Liu Yu-Ruey, Nfor Oswald Ndi, Zhong Ji-Han, Lin Chun-Yuan, Liaw Yung-Po
College of Information and Electrical Engineering, Asia University, Taichung, 413, Taiwan.
Department of Emergency Medicine, Cheng Ching General Hospital, Taichung, Taiwan.
J Inflamm Res. 2024 Nov 26;17:9847-9856. doi: 10.2147/JIR.S490821. eCollection 2024.
We assessed the risk of gout in the Taiwan Biobank population by applying various machine learning algorithms. The study aimed to identify crucial risk factors and evaluate the performance of different models in gout prediction.
This study analyzed data from 88,210 individuals in the Taiwan Biobank, identifying 19,338 cases of gout and 68,872 controls. After data cleaning and propensity score matching for gender and age, the final analytical sample comprised 38,676 individuals (19,338 gout cases and 19,338 controls). Five machine learning models were used: Bayesian Network (BN), Random Forest (RF), Gradient Boosting (GB), Logistic Regression (LR), and Neural Network (NN). The predictive performance was evaluated using a split dataset (80% training set and 20% test set).

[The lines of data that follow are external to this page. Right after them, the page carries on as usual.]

+extern "C" int bbk_read_plan(bbk_ctx *ctx, const bbk_reads *rd, unsigned k, unsigned C, unsigned tile, int superk,
+                             uint64_t *coff, uint64_t *totals, uint32_t *unordered, void *tiles, uint64_t tile_cap,
+                             uint64_t *n_tiles) {
+    using namespace bbk;
+    return guarded([&] {
+        BBK_REQUIRE(ctx && rd && coff && totals && unordered && tiles && n_tiles && k >= 1 && C >= 1 && tile >= 1, BBK_ERR_ARG,
+                    "bbk_read_plan: bad argument");
+        BBK_HIP(hipSetDevice(ctx->device));
+        DevBuf flag(16), td;
+        BBK_HIP(hipMemsetAsync(flag.p, 0, 16, ctx->stream));
+        ReadPlan rp;
+        rp.run(ctx, rd, k, C, flag.as<uint32_t>());
+        const uint64_t nt = (rp.units + tile - 1) / tile;
+        BBK_REQUIRE(nt <= tile_cap, BBK_ERR_ARG, "bbk_read_plan: %llu tiles, room for %llu", (unsigned long long)nt,
+                    (unsigned long long)tile_cap);
+        size_t tile_bytes = sizeof(RdTile);
+        if (superk) {
+            superk_plan_tiles(ctx, rp.coff.as<uint64_t>(), rd->n, rp.units, tile, nt, td);
+            tile_bytes = 8;
+        } else {
+            td.alloc((size_t)(nt + 1) * sizeof(RdTile));
+            launch_tile_reads(ctx, rd, rp.coff.as<uint64_t>(), rp.units, nt, (uint32_t)tile, td.as<RdTile>(), 0, (uint32_t)tile,
+                              td.as<RdTile>(), (uint32_t)C, (uint32_t)k, flag.as<uint32_t>());
+        }
+        totals[0] = rp.kmers;
+        totals[1] = rp.units;
+        *n_tiles = nt;
+        d2h_sync(ctx, coff, rp.coff.p, (size_t)(rd->n + 1) * sizeof(uint64_t));
+        d2h_sync(ctx, unordered, flag.p, sizeof(uint32_t));
+        if (nt) d2h_sync(ctx, tiles, td.p, (size_t)nt * tile_bytes);
+    });
+}
diff --git a/spades_for_blackbird_amd/csrc/msd_part.h b/spades_for_blackbird_amd/csrc/msd_part.h
--- a/spades_for_blackbird_amd/csrc/msd_part.h
+++ b/spades_for_blackbird_amd/csrc/msd_part.h
@@ -103,9 +103,9 @@
 };
 
 __global__ void k_tile_reads(const uint64_t *__restrict__ coff, const uint64_t *__restrict__ woff,
-                             const uint32_t *__restrict__ len, uint64_t n_reads, uint64_t n_tiles, uint32_t tile,
-                             RdTile *__restrict__ out, uint64_t n_tiles_b, uint32_t tile_b, RdTile *__restrict__ out_b,
-                             uint32_t ch, uint32_t k, uint32_t max_reads, uint32_t max_words,
+                             const uint32_t *__restrict__ len, uint64_t n_reads, uint64_t n_chunks, uint64_t n_tiles,
+                             uint32_t tile, RdTile *__restrict__ out, uint64_t n_tiles_b, uint32_t tile_b,
+                             RdTile *__restrict__ out_b, uint32_t ch, uint32_t k, uint32_t max_reads, uint32_t max_words,
                              const uint32_t *__restrict__ unordered) {
     uint64_t t = BBK_GID();
     if (t >= n_tiles) {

Variable importance analysis was performed to identify key variables, with uric acid and gender emerging as the most influential risk factors. Descriptive data highlighted significant differences between the control group and gout patients, with a higher prevalence of gout in men (51.36% vs 48.64%). Both the RF and GB demonstrated high performance across multiple metrics, with RF consistently achieving a high area under the curve (AUC) of 0.986 to 0.987, alongside excellent sensitivity (0.945-0.947) and specificity (0.998-0.999). GB also performed robustly, with AUC values around 0.987-0.988 and maintaining high sensitivity (0.944-0.950) and specificity (0.995-0.999) across different model variations. The F1 scores for both models (GB and RF) indicate strong predictive capabilities, with values around 0.971-0.972.
The RF and GB demonstrated exceptional accuracy in predicting gout status, particularly when incorporating genetic data alongside clinical factors. These findings underscore the potential for integrating machine learning models with genetic information to enhance gout prediction accuracy in clinical practice.
我们通过应用各种机器学习算法评估了台湾生物银行人群中痛风的风险。该研究旨在确定关键风险因素,并评估不同模型在痛风预测中的性能。
本研究分析了台湾生物银行中88210名个体的数据,确定了19338例痛风病例和68872例对照。在对性别和年龄进行数据清理和倾向得分匹配后,最终分析样本包括38676名个体(19338例痛风病例和19338例对照)。使用了五种机器学习模型:贝叶斯网络(BN)、随机森林(RF)、梯度提升(GB)、逻辑回归(LR)和神经网络(NN)。使用拆分数据集(80%训练集和20%测试集)评估预测性能。
进行了变量重要性分析以确定关键变量,尿酸和性别成为最有影响力的风险因素。描述性数据突出了对照组和痛风患者之间的显著差异,男性痛风患病率更高(51.36%对48.64%)。RF和GB在多个指标上均表现出高性能,RF始终实现0.986至0.987的高曲线下面积(AUC),同时具有出色的敏感性(0.945 - 0.947)和特异性(0.998 - 0.999)。GB也表现强劲,AUC值约为0.987 - 0.988,并且在不同模型变体中保持高敏感性(0.944 - 0.950)和特异性(0.995 - 0.999)。两种模型(GB和RF)的F1分数表明具有强大的预测能力,值约为0.971 - 0.972。
RF和GB在预测痛风状态方面表现出卓越的准确性,特别是在将遗传数据与临床因素相结合时。这些发现强调了将机器学习模型与遗传信息相结合以提高临床实践中痛风预测准确性的潜力。